Après un mois de recherche et la motivation sans faille de Mohamed A., la petite boite en métal contenant de précieuses archives familiales datant notamment de la guerre a pu être rendue à ses propriétaires.
« A qui appartiennent ces documents ? En quête permanente d’éléments métalliques ou en bois (je suis artiste), j’ai trouvé perdue au milieu d’un tas de déchets de la rue Blaes (hauteur place du Jeu de Balle), une petite boîte métallique qui n’y avait probablement pas sa place… Voici ce qu’elle contient : étoile juive en tissu, carte d’identité Rivka Kaliski, permis de conduire Maurice Courbain, carnet de mariage, carnets de notes privées, correspondance du monde entier (Etats-Unis, France, Allemagne), articles de journaux (1970), journal d’école pour les 25 ans de l’Athénée Emile Bockstael (« Le Petit Emile »), etc. Je tiens tous ces documents à votre disposition. Si vous êtes un parent ou connaissez cette famille, n’hésitez pas à me contacter moi ou la rédaction… ». Telle était ainsi stipulée l’annonce parue dans notre Regards d’octobre et qui vient de trouver une issue des plus heureuses.
Reprenons depuis le début pour ceux qui auraient manqué quelques épisodes de cette magnifique histoire.
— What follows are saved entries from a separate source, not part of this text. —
using namespace smesh;

struct smesh_aggregator;
int smesh_aggregator_add_device_contig(smesh_aggregator* a, const uint32_t* d_idx, const float* d_probs,
                                       const float* d_w, uint64_t W, uint64_t H);
bool smesh_aggregator_can_fuse_triangles(smesh_aggregator* a, uint64_t F);
bool smesh_aggregator_can_fuse_pair(smesh_aggregator* a);
int smesh_aggregator_max_fused_views(smesh_aggregator* a);
bool smesh_aggregator_takes_strided_probs(smesh_aggregator* a, int64_t ps0, int64_t ps1, int nviews);
int smesh_aggregator_dense_probs(smesh_aggregator* a, const float* d_probs, const int64_t ps[3], uint64_t W, uint64_t H, const float** out);
bool smesh_aggregator_fuses_small_views_by_mask(smesh_aggregator* a);
int smesh_aggregator_fuse_triangles(smesh_aggregator* a, uint64_t F, const uint32_t* prim_id, uint32_t big_capacity,
// ... 43 lines not shown
  s.u = 0.0; s.v = 0.0; s.iz = 0.0;
  const bool fin = isfinite(xc) && isfinite(yc) && isfinite(zc);
  if (zc > kNear && fin) {
    const double zd = (double)zc;
    const double u = cam.fx * ((double)xc / zd) + cam.cx;
    const double v = cam.fy * ((double)yc / zd) + cam.cy;
    if (isfinite(u) && isfinite(v)) {
      s.u = u; s.v = v; s.iz = 1.0 / zd;
    }
  } else if (fin) {
    s.iz = kBehind;
  }
  return s;
}

__device__ __forceinline__ void project_vertex(const float* __restrict__ verts, uint64_t V, const CameraArgs& cam,
                                               ScreenVertex* __restrict__ sv, uint32_t* __restrict__ big_count, const uint64_t i) {
  if (i == 0) { big_count[0] = 0u; big_count[1] = 0u; big_count[2] = 0u; big_count[3] = 0u; big_count[4] = 0u; big_count[5] = 0u; }
  if (i >= V) return;
  sv[i] = project_point(cam, verts[3 * i + 0], verts[3 * i + 1], verts[3 * i + 2]);
}

__global__ void k_project_vertices(const float* __restrict__ verts, uint64_t V, CameraArgs cam,
                                   ScreenVertex* __restrict__ sv, uint32_t* __restrict__ big_count) {
  project_vertex(verts, V, cam, sv, big_count, (uint64_t)blockIdx.x * blockDim.x + threadIdx.x);
}

constexpr int kMaxGroup = 8;
struct ProjectGroup {
  const float* verts;
  uint64_t V;
  CameraArgs cam[kMaxGroup];
  ScreenVertex* sv[kMaxGroup];
  uint32_t* big_count[kMaxGroup];
  uint32_t n;
};
__global__ void k_project_vertices_group(ProjectGroup g) {
  const uint64_t i = (uint64_t)blockIdx.x * blockDim.x + threadIdx.x;
  if (i == 0)
    for (uint32_t v = 0; v < g.n; v++)
      for (int k = 0; k < 6; k++) g.big_count[v][k] = 0u;
  if (i >= g.V) return;
  const float X = g.verts[3 * i + 0], Y = g.verts[3 * i + 1], Z = g.verts[3 * i + 2];
  for (uint32_t v = 0; v < g.n; v++) g.sv[v][i] = project_point(g.cam[v], X, Y, Z);
}

struct EdgeEq {
  double A, B, C;
};

__device__ __forceinline__ EdgeEq make_edge(double ax, double ay, double bx, double by) {
  EdgeEq e;
  const bool sw = (bx < ax) || (bx == ax && by < ay);
  const double lx = sw ? bx : ax, ly = sw ? by : ay;
  e.A = ay - by;
  e.B = bx - ax;
// ... 108 lines not shown
  uint64_t F, V;
  uint32_t W, H;
  uint32_t* big_queue;
  uint32_t* huge_queue;
  uint32_t* big_count;
  uint32_t big_capacity;
  TriFrag* frags;
  uint8_t* kinds;
  FragQueues q;
  uint32_t tpw;
  uint32_t groups;
  uint32_t* med_queue;
  uint32_t balance;
  uint32_t wg_push;
  uint32_t spread;
  uint32_t idx_optional;
};

__device__ __forceinline__ uint64_t key_index(uint32_t x, uint32_t y, uint32_t H) { return (uint64_t)x * H + y; }

__device__ __forceinline__ bool load_tri(const RasterArgs& a, uint64_t f, Tri& t, const int32_t i0, const int32_t i1, const int32_t i2);
__device__ __forceinline__ bool load_tri(const RasterArgs& a, uint64_t f, Tri& t) {
  return load_tri(a, f, t, a.faces[3 * f + 0], a.faces[3 * f + 1], a.faces[3 * f + 2]);
}
__device__ __forceinline__ bool load_tri(const RasterArgs& a, uint64_t f, Tri& t, const int32_t i0, const int32_t i1, const int32_t i2) {
  if ((uint64_t)max((uint32_t)i0, max((uint32_t)i1, (uint32_t)i2)) >= a.V) return false;
  if (a.tex_res && a.tex_res[f] == 0) return false;
  const ScreenVertex va = a.sv[i0], vb = a.sv[i1], vc = a.sv[i2];
  return setup_tri(va, vb, vc, a.W, a.H, t);
}
// ... 570 lines not shown
  for (uint32_t i = wave; i < turns; i += nwaves) {
    const int tri = lane / kLanes;
    const uint32_t e = i * (uint32_t)kTris + (uint32_t)tri;
    uint64_t fs = a.F;
    if (tri < kTris && e < nl) fs = a.med_queue[a.big_capacity - 1u - e];
    int32_t s0 = 0, s1 = 0, s2 = 0;
    if (fs < a.F) { s0 = a.faces[3 * fs + 0]; s1 = a.faces[3 * fs + 1]; s2 = a.faces[3 * fs + 2]; }
    raster_frag_64<TEX ? 6 : 2>(a, fs, s0, s1, s2, i & (kQSub - 1), lane % kLanes, true);
  }
}
template <bool TEX>
__global__ __launch_bounds__(256) void k_raster_medium(RasterArgs a) {
  raster_medium_wave<TEX>(a, (blockIdx.x * blockDim.x + threadIdx.x) >> 6, (gridDim.x * blockDim.x) >> 6);
}

template <bool LOOP, int MODE>
__device__ __forceinline__ void raster_frag_wave(const RasterArgs& a, const uint64_t wave_id) {
  const int lane = threadIdx.x & 63;
  if constexpr ((MODE & 2) != 0) {
    const int tri = lane / kSpread;
    uint64_t fs = wave_id * (uint64_t)kSpreadTris + (uint64_t)tri;
    if (tri >= kSpreadTris || fs >= a.F) fs = a.F;
    int32_t s0 = 0, s1 = 0, s2 = 0;
    if (fs < a.F) { s0 = a.faces[3 * fs + 0]; s1 = a.faces[3 * fs + 1]; s2 = a.faces[3 * fs + 2]; }
    raster_frag_64<MODE>(a, fs, s0, s1, s2, (uint32_t)wave_id & (kQSub - 1), lane % kSpread);
    return;
  } else {
  const uint32_t G = LOOP ? a.groups : 1u;
  uint64_t f = lane < (int)a.tpw ? wave_id * G * a.tpw + lane : a.F;
  int32_t n0 = 0, n1 = 0, n2 = 0;
  if (f < a.F) { n0 = a.faces[3 * f + 0]; n1 = a.faces[3 * f + 1]; n2 = a.faces[3 * f + 2]; }
  for (uint32_t g = 0; g < G; g++) {
    const int32_t i0 = n0, i1 = n1, i2 = n2;
    const uint64_t fn = f + 64u;
    if (g + 1 < G && fn < a.F) { n0 = a.faces[3 * fn + 0]; n1 = a.faces[3 * fn + 1]; n2 = a.faces[3 * fn + 2]; }
    raster_frag_64<MODE>(a, f, i0, i1, i2, (uint32_t)(wave_id * G + g) & (kQSub - 1));
    f = fn < a.F ? fn : a.F;
  }
  }
}

__device__ __forceinline__ uint32_t xcd_block(const uint32_t xcd, const uint32_t s, const uint32_t run) {
  const uint32_t q = s / run;
  return (q * 8u + xcd) * run + (s - q * run);
}
inline uint32_t xcd_slots(uint32_t nblocks, uint32_t run) { return (uint32_t)div_up(nblocks, 8u * run) * run; }

template <int MODE>
__global__ __launch_bounds__(256) __attribute__((amdgpu_waves_per_eu((MODE & 3) ? 4 : 5, 5))) void k_raster_frag(RasterArgs a, uint32_t nblocks, uint32_t chunk) {
  const uint32_t tb = chunk ? xcd_block(blockIdx.x & 7u, blockIdx.x >> 3, chunk) : blockIdx.x;
  if (tb >= nblocks) return;
  raster_frag_wave<false, MODE>(a, ((uint64_t)tb * blockDim.x + threadIdx.x) >> 6);
// ... 281 lines not shown

struct ImagePair {
  uint32_t* idx;
  float* depth;
  uint64_t pixels;
  bool idx_out, depth_out;
};

struct smesh_renderer {
  DeviceCtx* ctx = nullptr;
  uint64_t V = 0, F = 0, num_primitives = 0;
  float* verts = nullptr;
  int32_t* faces = nullptr;
  struct Bounds { bool valid = false; double lo[3] = {0, 0, 0}, hi[3] = {0, 0, 0}, max_edge = 0, mean_edge = 0; } bounds;
  uint32_t* prim_id = nullptr;
  struct ViewScratch {
    ScreenVertex* sv = nullptr;
    uint32_t* huge_queue = nullptr;
    uint32_t* med_queue = nullptr;
    unsigned long long* keys = nullptr;
    uint64_t keys_pixels = 0;
    FragQueues fq;
    uint64_t fq_tiles = 0;
  } vs[kSlots];
  bool texels = false;
  uint32_t* tex_res = nullptr;
  uint32_t* tex_first = nullptr;
  std::vector<int32_t> h_faces;
  std::vector<uint32_t> h_res, h_first;
  struct Side {
    uint32_t* big_queue = nullptr;
    uint32_t* big_count = nullptr;
    TriFrag* frags = nullptr;
    uint8_t* kinds = nullptr;
// ... 184 lines not shown
                       const smesh_camera_t* cam = nullptr) {
  RasterArgs a;
  a.faces = r->faces; a.verts = r->verts; a.sv = vs.sv; a.tex_res = r->texels ? r->tex_res : nullptr; a.tex_first = r->tex_first;
  a.prim_id = r->prim_id;
  a.keys = vs.keys; a.F = r->F; a.V = r->V; a.W = (uint32_t)W; a.H = (uint32_t)H;
  a.big_queue = r->side[side].big_queue; a.big_count = r->side[side].big_count; a.big_capacity = r->big_capacity;
  a.huge_queue = vs.huge_queue;
  a.med_queue = vs.med_queue;
  {
    static const int knob = env_int("SMESH_RASTER_BALANCE", -1);
    a.balance = (vs.med_queue && (knob >= 0 ? knob != 0 : (cam && depth_spread(r, cam) > 6.0))) ? (nviews > 1 ? 1u : 2u) : 0u;
  }
  a.frags = r->side[side].frags;
  a.kinds = r->side[side].kinds;
  a.q = FragQueues();
  a.idx_optional = 0u;
  a.tpw = 64;
  const bool fine = r->F >= 32768u;
  const uint64_t min_waves = fine ? 1024u : 2048u;
  const uint64_t launch_views = fine ? (uint64_t)std::max(1, nviews) : 1u;
  while (a.tpw > 1 && launch_views * r->F / a.tpw < min_waves) a.tpw >>= 1;
  a.groups = 1;
  a.spread = 0u;
  {
    static const int knob = env_int("SMESH_RASTER_WG_PUSH", -1);
    a.wg_push = knob >= 0 ? (uint32_t)(knob != 0) : (cam && typical_edge_pixels(r, cam) >= 5.0 ? 1u : 0u);
  }
  if (want_spread(r, cam, nviews)) { a.spread = (uint32_t)kSpread; a.tpw = (uint32_t)kSpreadTris; }
  return a;
}

uint32_t frag_groups(uint64_t F, int views, uint32_t tpw) {
  static const int knob = env_int("SMESH_RASTER_GROUPS", 0);
  if (tpw != 64u) return 1u;
  if (knob >= 1) return (uint32_t)knob;
  return (F >= 4000000u && (uint64_t)views * div_up(F, 256u) >= 20480u) ? 4u : 1u;
}

int render_into(smesh_renderer* r, const smesh_camera_t* cam, uint32_t* d_idx, float* d_depth, hipStream_t st = nullptr,
                int side = 0, int idx_optional = 0) {
  DeviceCtx* ctx = r->ctx;
  r->last_render_side = side;
  if (!st) {
    st = ctx->stream;
    SMESH_TRY(main_after_raster(r));
    r->main_pending = true;
  }
  const uint64_t W = cam->width, H = cam->height, N = W * H;
  smesh_renderer::ViewScratch& vs = r->vs[0];
  SMESH_TRY(ensure_keys(vs, W, H, st));
  ProfScope prof(ctx, SMESH_PROF_RASTER, st);
  const CameraArgs ca = camera_args(cam);
  RasterArgs a = raster_args(r, vs, side, W, H, 1, cam);
  a.cam = ca;
  if (r->V) {
    hipLaunchKernelGGL(k_project_vertices, dim3((uint32_t)div_up(r->V, 256)), dim3(256), 0, st, r->verts, r->V, ca, vs.sv,
                       r->side[side].big_count);
    SMESH_HIP(hipGetLastError());
  } else {
    SMESH_HIP(hipMemsetAsync(r->side[side].big_count, 0, 32, st));
  }
  if (r->F) {
    a.idx_optional = (idx_optional && plane_optional_allowed(r)) ? (uint32_t)idx_optional : 0u;
    const uint32_t big_grid = (uint32_t)std::min<uint64_t>(r->F, (uint64_t)ctx->num_cus);
    int qs = SMESH_OK;
    if (raster_path() == RasterPath::Frag && ensure_queues(r, vs, W, H, st, &qs)) {
      a.q = vs.fq;
      {
        const uint32_t nblocks = (uint32_t)div_up(div_up(r->F, a.tpw), 4);
        const uint32_t chunk = nblocks >= 64u ? kRasterXcdRun : 0u;
        const dim3 grid(chunk ? 8u * xcd_slots(nblocks, chunk) : nblocks);
        switch (raster_mode(a)) {
// ... 20 lines not shown
    }
    SMESH_TRY(qs);
    hipLaunchKernelGGL(k_raster_small, dim3((uint32_t)div_up(r->F, 256)), dim3(256), 0, st, a);
    SMESH_HIP(hipGetLastError());
    hipLaunchKernelGGL(k_raster_big, dim3(big_grid), dim3(256), 0, st, a, 0u);
    SMESH_HIP(hipGetLastError());
  }
  hipLaunchKernelGGL(k_resolve, dim3((uint32_t)div_up(N, 256)), dim3(256), 0, st, vs.keys, d_idx, d_depth, (uint32_t)W, (uint32_t)H);
  SMESH_HIP(hipGetLastError());
  SMESH_HIP(hipMemsetAsync(r->side[side].big_count + 1, 0xFF, 4, st));
  return SMESH_OK;
}

hipError_t alloc_side(smesh_renderer* r, int i);

hipError_t alloc_scratch(smesh_renderer* r, int i) {
  smesh_renderer::ViewScratch& vs = r->vs[i];
  hipError_t e = hipSuccess;
  if (!vs.sv) e = dev_malloc(reinterpret_cast<void**>(&vs.sv), std::max<uint64_t>(r->V * sizeof(ScreenVertex), 16));
  if (e == hipSuccess && !vs.huge_queue) e = dev_malloc(reinterpret_cast<void**>(&vs.huge_queue), (size_t)r->big_capacity * 4);
  if (e == hipSuccess && !vs.med_queue) e = dev_malloc(reinterpret_cast<void**>(&vs.med_queue), (size_t)r->big_capacity * 4);
  return e;
}

bool queues_fit_group(uint64_t W, uint64_t H) {
  if (raster_path() != RasterPath::Frag) return false;
  if (frag_cap_forced()) return true;
  const uint64_t ntiles = div_up(W, kQW) * div_up(H, kQH);
  const uint64_t cap = 16ull * kQPixels / kQSub;
  return ntiles * kQSub * cap * 10 <= (2ull << 30);
}

int prepare_group_slots(smesh_renderer* r, const smesh_camera_t* cams, int n, hipStream_t st, int base) {
  for (int v = 0; v < n; v++) {
    const uint64_t W = cams[v].width, H = cams[v].height, N = W * H;
    SMESH_HIP(alloc_side(r, base + v));
// ... 52 lines not shown
  rg.n = (uint32_t)n;
  {
    int votes = 0;
    for (int v = 0; v < n; v++) votes += want_spread(r, &cams[v], n) ? 1 : 0;
    if (2 * votes >= n && votes > 0)
      for (int v = 0; v < n; v++) { rg.view[v].spread = (uint32_t)kSpread; rg.view[v].tpw = (uint32_t)kSpreadTris; }
    int push_votes = 0;
    for (int v = 0; v < n; v++) push_votes += rg.view[v].wg_push ? 1 : 0;
    for (int v = 0; v < n; v++) rg.view[v].wg_push = 2 * push_votes >= n && push_votes > 0 ? 1u : 0u;
    int balance_votes = 0;
    for (int v = 0; v < n; v++) balance_votes += rg.view[v].balance ? 1 : 0;
    for (int v = 0; v < n; v++) rg.view[v].balance = 2 * balance_votes >= n && balance_votes > 0 ? (n > 1 ? 1u : 2u) : 0u;
  }
  for (int v = 0; v < n; v++) rg.view[v].groups = frag_groups(r->F, n, rg.view[0].tpw);
  rg.blocks_per_view = (uint32_t)div_up(div_up(r->F, rg.view[0].tpw * rg.view[0].groups), 4);
  ProfScope prof(ctx, SMESH_PROF_RASTER, st);
  hipLaunchKernelGGL(k_project_vertices_group, dim3((uint32_t)div_up(r->V, 256)), dim3(256), 0, st, pg);
  SMESH_HIP(hipGetLastError());
  {
    rg.chunk = rg.blocks_per_view >= 64u ? kRasterXcdRun : 0u;
    const dim3 grid(rg.chunk ? 8u * xcd_slots(rg.blocks_per_view, rg.chunk) * (uint32_t)n : (uint32_t)n * rg.blocks_per_view);
    switch (raster_mode(rg.view[0])) {
      case 7:  hipLaunchKernelGGL(k_raster_frag_group<7>, grid, dim3(256), 0, st, rg); break;
      case 5:  hipLaunchKernelGGL(k_raster_frag_group<5>, grid, dim3(256), 0, st, rg); break;
      case 4:  hipLaunchKernelGGL(k_raster_frag_group<4>, grid, dim3(256), 0, st, rg); break;
      case 3:  hipLaunchKernelGGL(k_raster_frag_group<3>, grid, dim3(256), 0, st, rg); break;
      case 1:  hipLaunchKernelGGL(k_raster_frag_group<1>, grid, dim3(256), 0, st, rg); break;
      default: hipLaunchKernelGGL(k_raster_frag_group<0>, grid, dim3(256), 0, st, rg); break;
    }
    if ((raster_mode(rg.view[0]) & 3) != 0 && rg.view[0].balance) {
      const uint32_t per_view = std::max(64u, 4u * (uint32_t)std::max(1, ctx->num_cus) / (uint32_t)n);
      if (rg.view[0].tex_res) hipLaunchKernelGGL(k_raster_medium_group<true>, dim3((uint32_t)n * per_view), dim3(256), 0, st, rg, per_view);
// ... 106 lines not shown
  const double eps = 32.0 * 5.9604644775390625e-08 * mag;
  const double z_lo = zmin - eps;
  const double L = std::sqrt(frob2) * b.max_edge + 4.0 * eps;
  if (!(z_lo > 1e-3) || !std::isfinite(mag) || !std::isfinite(L)) return INFINITY;
  const double ratio = L / z_lo;
  if (!(ratio < 0.25)) return INFINITY;
  const double fx = std::fabs(cam->focal[0]), fy = std::fabs(cam->focal[1]);
  const double ax = std::max(std::fabs(cam->principal[0]), std::fabs(W - cam->principal[0])) + 1.0;
  const double ay = std::max(std::fabs(cam->principal[1]), std::fabs(H - cam->principal[1])) + 1.0;
  const double du = (fx + ax) * ratio / (1.0 - ratio), dv = (fy + ay) * ratio / (1.0 - ratio);
  if (!std::isfinite(du) || !std::isfinite(dv)) return INFINITY;
  return std::max(du, dv);
}
bool no_huge_possible(const smesh_renderer* r, const smesh_camera_t* cam) { return box_extent_bound(r->bounds, cam) <= (double)kMedium - 4.0; }
bool no_big_possible(const smesh_renderer* r, const smesh_camera_t* cam) { return box_extent_bound(r->bounds, cam) <= 6.5; }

Au mois de septembre dernier, notre rédaction reçoit copie d’un mail adressé à Judith Kronfeld, de l’Union des déportés, dans lequel un certain Mohamed A. explique avoir retrouvé, au hasard de ses recherches de matériel pour pratiquer son art, une petite boîte en métal remplie de toutes sortes de documents familiaux. « Ce que j’ai trouvé abandonné dans ‘le quartier du jeu de balle’, devrait être rendu aux héritiers de cette famille ou à qui de droit, car cela fait partie intégrante probablement du patrimoine de celle-ci », nous confiait-il alors. « En découvrant l’étoile « maudite » et son épingle, j’ai tout de suite compris que cet objet avait certainement sa place ailleurs que dans une déchetterie improvisée dans une rue du centre de la capitale internationale que nous habitons ! » Recontacté par nos soins, Mohamed A. accepte notre proposition de mettre une petite annonce pour retrouver le fameux propriétaire de ces documents, qu’il a même pris la peine de scanner et de ranger dans un classeur.
Très touchés par son initiative et sans vouloir le décevoir, nous le prévenons toutefois que peut-être personne ne répondra, mais notre homme semble confiant. Les réponses à son appel seront d’ailleurs nombreuses, l’annonce fera réagir jusque Glasgow. Si certains croient y voir d’abord un lien entre Rivka Kaliski et la célèbre famille de peintres, il n’en sera finalement rien. « J’ai continué mes recherches tous azimuts », nous précisait Mohamed A. il y a quelques jours, « ce qui m’a conduit à contacter le Musée juif de Malines. Le nom de Monsieur Coeurnelle ayant été cité, j’ai trouvé ses coordonnées sur Internet et j’ai appelé… ».
Le Monsieur Coeurnelle en question se souvient en effet avoir il y a peu mis de l’ordre dans sa maison, « c’est par imprudence que tous ces documents se sont retrouvés là », déplore-t-il, très satisfait de les avoir récupérés. Mohamed A. n’aura pas eu l’occasion de rencontrer la fille de Rivka Kaliski, Nicole Courbain, souffrante, mais a tout remis en mains propres à son mari, « même le stylo provenant du Pérou ! », insiste-t-il. « A ceux qui oseront encore me dire que tout cela n’a pas existé, je leur dirai moi que j’ai eu cette étoile entre les mains ! », nous confie-t-il. « Cette histoire a eu une belle fin et montre qu’un Homme égale un Homme sur cette terre ».